America spends great amounts to put computers into students’ hands and make sure that classrooms are fitted up for all sorts of fancy media stuff. Maybe we’d get better results, however, if we relied more on an old learning tool — the book.
Categories: Books
Pope Center

This Pope Center article appears inattentive to the fact that the objects of thought of the cited theoreticians were, indeed, television and wordless media, i.e., pre-hypertext, pre-Internet, pre-Web, etc. The theoreticians cited are cogent and often very convincing, yet themselves a few decades behind the information age as experienced by today’s students.
The strongest example cited in the article is the Lincoln-Douglas debates which actually undercut the article’s thesis: the article proffers that those oral performances were so powerful and so popular because the society then was a printed word-oriented society. Lacking is a discussion of the conditions of lived history at that time: Lincoln’s walking for miles to school, the scarcity of books in the home and one-room schoolhouse, etc.

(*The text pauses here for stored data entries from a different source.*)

+template <bool A_KC, bool B_KC, bool MASK, bool ROWSUM>
+__device__ __forceinline__ void
+dense_tile(float (*part)[256], float (*rpart)[16], int bx, int by, const float* __restrict__ a, int lda,
+           const float* __restrict__ mask, const float* __restrict__ b, int ldb, const float* __restrict__ bias,
+           int act, float* __restrict__ c, int ldc, int I, int J, int Kc, float* __restrict__ rs, int vec_a,
+           int vec_b, float* __restrict__ rs2 = nullptr) {
+    dense_tile_g<A_KC, B_KC, MASK, ROWSUM>(part, rpart, (int)threadIdx.x, (int)(threadIdx.x >> 6), (int)(blockDim.x >> 6), bx, by,
+                                           a, lda, mask, b, ldb, bias, act, c, ldc, I, J, Kc, rs, vec_a, vec_b, rs2);
+}
+
+inline bool aligned16(const void* p) { return (reinterpret_cast<uintptr_t>(p) & 15) == 0; }
+inline int dense_threads(int Kc) { return Kc >= 1024 ? 1024 : 256; }
+
+}
diff --git a/genesis_amd/csrc/gx_latent.hip b/genesis_amd/csrc/gx_latent.hip
--- a/genesis_amd/csrc/gx_latent.hip
+++ b/genesis_amd/csrc/gx_latent.hip
@@ -1,18 +1,7 @@
 #include "gx_common.h"
+#include "gx_latent_rows.h"
 
 namespace {
-
-constexpr float kHalfLog2Pi = 0.91893853320467274178f;
-
-__device__ __forceinline__ float softplus_t(float x) {
-    return x > 20.f ? x : log1pf(expf(x));
-}
-__device__ __forceinline__ float softplus_grad_t(float x) {
-    if (x > 20.f) return 1.f;
-    const float e = expf(x);
-    return e / (e + 1.f);
-}
-__device__ __forceinline__ float sigmoid_t(float x) { return 1.f / (1.f + expf(-x)); }
 
 __global__ void __launch_bounds__(256)
 posterior_fwd_kernel(const float* __restrict__ zh, const float* __restrict__ eps, int B, int K, int D,
@@ -20,24 +9,7 @@
                      float* __restrict__ log_q, float* __restrict__ z2, int ldz2) {
     const int row = blockIdx.x * (blockDim.x >> 6) + (threadIdx.x >> 6);
     if (row >= K * B) return;
-    const int lane = threadIdx.x & 63;
-    const int k = row / B, b = row - k * B;
-    const float* zr = zh + ((size_t)b * K + k) * 2 * D;
-    double acc = 0.0;
-    for (int d = lane; d < D; d += 64) {
-        const float mu = zr[d];
-        const float sg = softplus_t(zr[D + d] + 0.5f) + 1e-8f;
-        const float zz = mu + sg * eps[(size_t)row * D + d];
-        const float t = zz - mu;
-        const float lp = -(t * t) / (2.f * (sg * sg)) - logf(sg) - kHalfLog2Pi;
-        z[(size_t)row * D + d] = zz;
-        if (z2) z2[(size_t)row * ldz2 + d] = zz;
-        mu_o[(size_t)row * D + d] = mu;
-        sigma_o[(size_t)row * D + d] = sg;
-        acc += (double)lp;
-    }
-    acc = gx_wave_sum_d(acc);
-    if (lane == 0) log_q[row] = (float)acc;
+    posterior_fwd_row(row, threadIdx.x & 63, zh, eps, B, K, D, z, mu_o, sigma_o, log_q, z2, ldz2);
 }
 
 __global__ void __launch_bounds__(256)
@@ -47,26 +19,7 @@
                      const float* __restrict__ gz2, int ldgz2) {
     const int row = blockIdx.x * (blockDim.x >> 6) + (threadIdx.x >> 6);
     if (row >= K * B) return;
-    const int lane = threadIdx.x & 63;
-    const int k = row / B, b = row - k * B;
-    const float* zr = zh + ((size_t)b * K + k) * 2 * D;
-    float* dr = dzh + ((size_t)b * K + k) * 2 * D;
-    const float gl = glogq ? glogq[row] : 0.f;
-    for (int d = lane; d < D; d += 64) {
-        const size_t i = (size_t)row * D + d;
-        const float mu = zr[d];
-        const float raw = zr[D + d] + 0.5f;
-        const float sg = softplus_t(raw) + 1e-8f;
-        const float e = eps[i];
-        const float zz = mu + sg * e;
-        const float t = zz - mu;
-        const float var = sg * sg;
-        const float dz = (gz ? gz[i] : 0.f) + (gz2 ? gz2[(size_t)row * ldgz2 + d] : 0.f) + gl * (-t / var);
-        const float dmu = dz + gl * (t / var) + (gmu ? gmu[i] : 0.f);
-        const float dsg = dz * e + gl * ((t * t) / (var * sg) - 1.f / sg) + (gsigma ? gsigma[i] : 0.f);
-        dr[d] = dmu;
-        dr[D + d] = dsg * softplus_grad_t(raw);
-    }
+    posterior_bwd_row(row, threadIdx.x & 63, zh, eps, gz, gmu, gsigma, glogq, B, K, D, dzh, gz2, ldgz2);
 }
 
 __global__ void __launch_bounds__(256)
@@ -178,24 +131,7 @@
                        float* __restrict__ stats ) {
     const int row = blockIdx.x * (blockDim.x >> 6) + (threadIdx.x >> 6);
     if (row >= R) return;
-    const int lane = threadIdx.x & 63;
-    const float m = msum[row];
-    const float den = m + 1e-5f;
-    double s1 = 0.0, s2 = 0.0;
-    for (int j = lane; j < C; j += 64) {
-        const float o = (lin[(size_t)row * C + j] + m * fbias[j]) / den;
-        s1 += (double)o; s2 += (double)o * o;
-    }
-    s1 = gx_wave_sum_d(s1); s2 = gx_wave_sum_d(s2);
-    const double mean = s1 / C;
-    double var = s2 / C - mean * mean;
-    if (var < 0.0) var = 0.0;
-    const float meanf = (float)mean, rstd = (float)(1.0 / sqrt(var + (double)eps));
-    for (int j = lane; j < C; j += 64) {
-        const float o = (lin[(size_t)row * C + j] + m * fbias[j]) / den;
-        y[(size_t)row * C + j] = (o - meanf) * rstd * gamma[j] + beta[j];
-    }
-    if (lane == 0) { stats[2 * row] = meanf; stats[2 * row + 1] = rstd; }
+    pooled_head_fwd_row(row, threadIdx.x & 63, lin, msum, fbias, gamma, beta, eps, C, y, stats);
 }
 
 __global__ void __launch_bounds__(256)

The spoken word can become “generalized” through the practice of memorization which was the prevalent mode of learning, indeed “reading,” in a society with a dearth of tomes and a tradition of oratory and lecture. Homer, by this theory, might presumably be viewed as an “oral” throw-back to the “pre-literate.” Yet, consider the role of the “trace,” of the many ways that words become inscribed upon the mind.
When committed educators, of whom the article’s author is most assuredly one, accept that we are in an information age where the image and the word are interwoven, and that philosophy, hermeneutics, and communication are richer, not poorer for this marriage, they/we will develop a truly ground-breaking understanding of the desperate need of students for faculty, pre-K through 16+, who are experts in deciphering the “keys and codes” of the image and the auditory as well as of the word. Then, indeed, our students will be able to better develop into free and democratic citizens, unfettered by the often confounding and confusing ways of this brave new world.
In short, as W.B. Yeats so eloquently put it: “How can we tell the dancer from the dance?” As at least one critic has noted, that question would seem to be of life-and-death importance.
How, indeed, do we divorce the word from the image and the body in theater, for example? If a Shakespeare performance is oral and personal — even though nobility and groundlings alike attended the Globe and rarely had recourse to the printed plays (yes, there were quartos but the more definitive folios appeared only after the Bard’s death), then give our students such “Shakespeares,” let them eat such cake — the multimedia analog of the highest literacy potential of our contemporary world!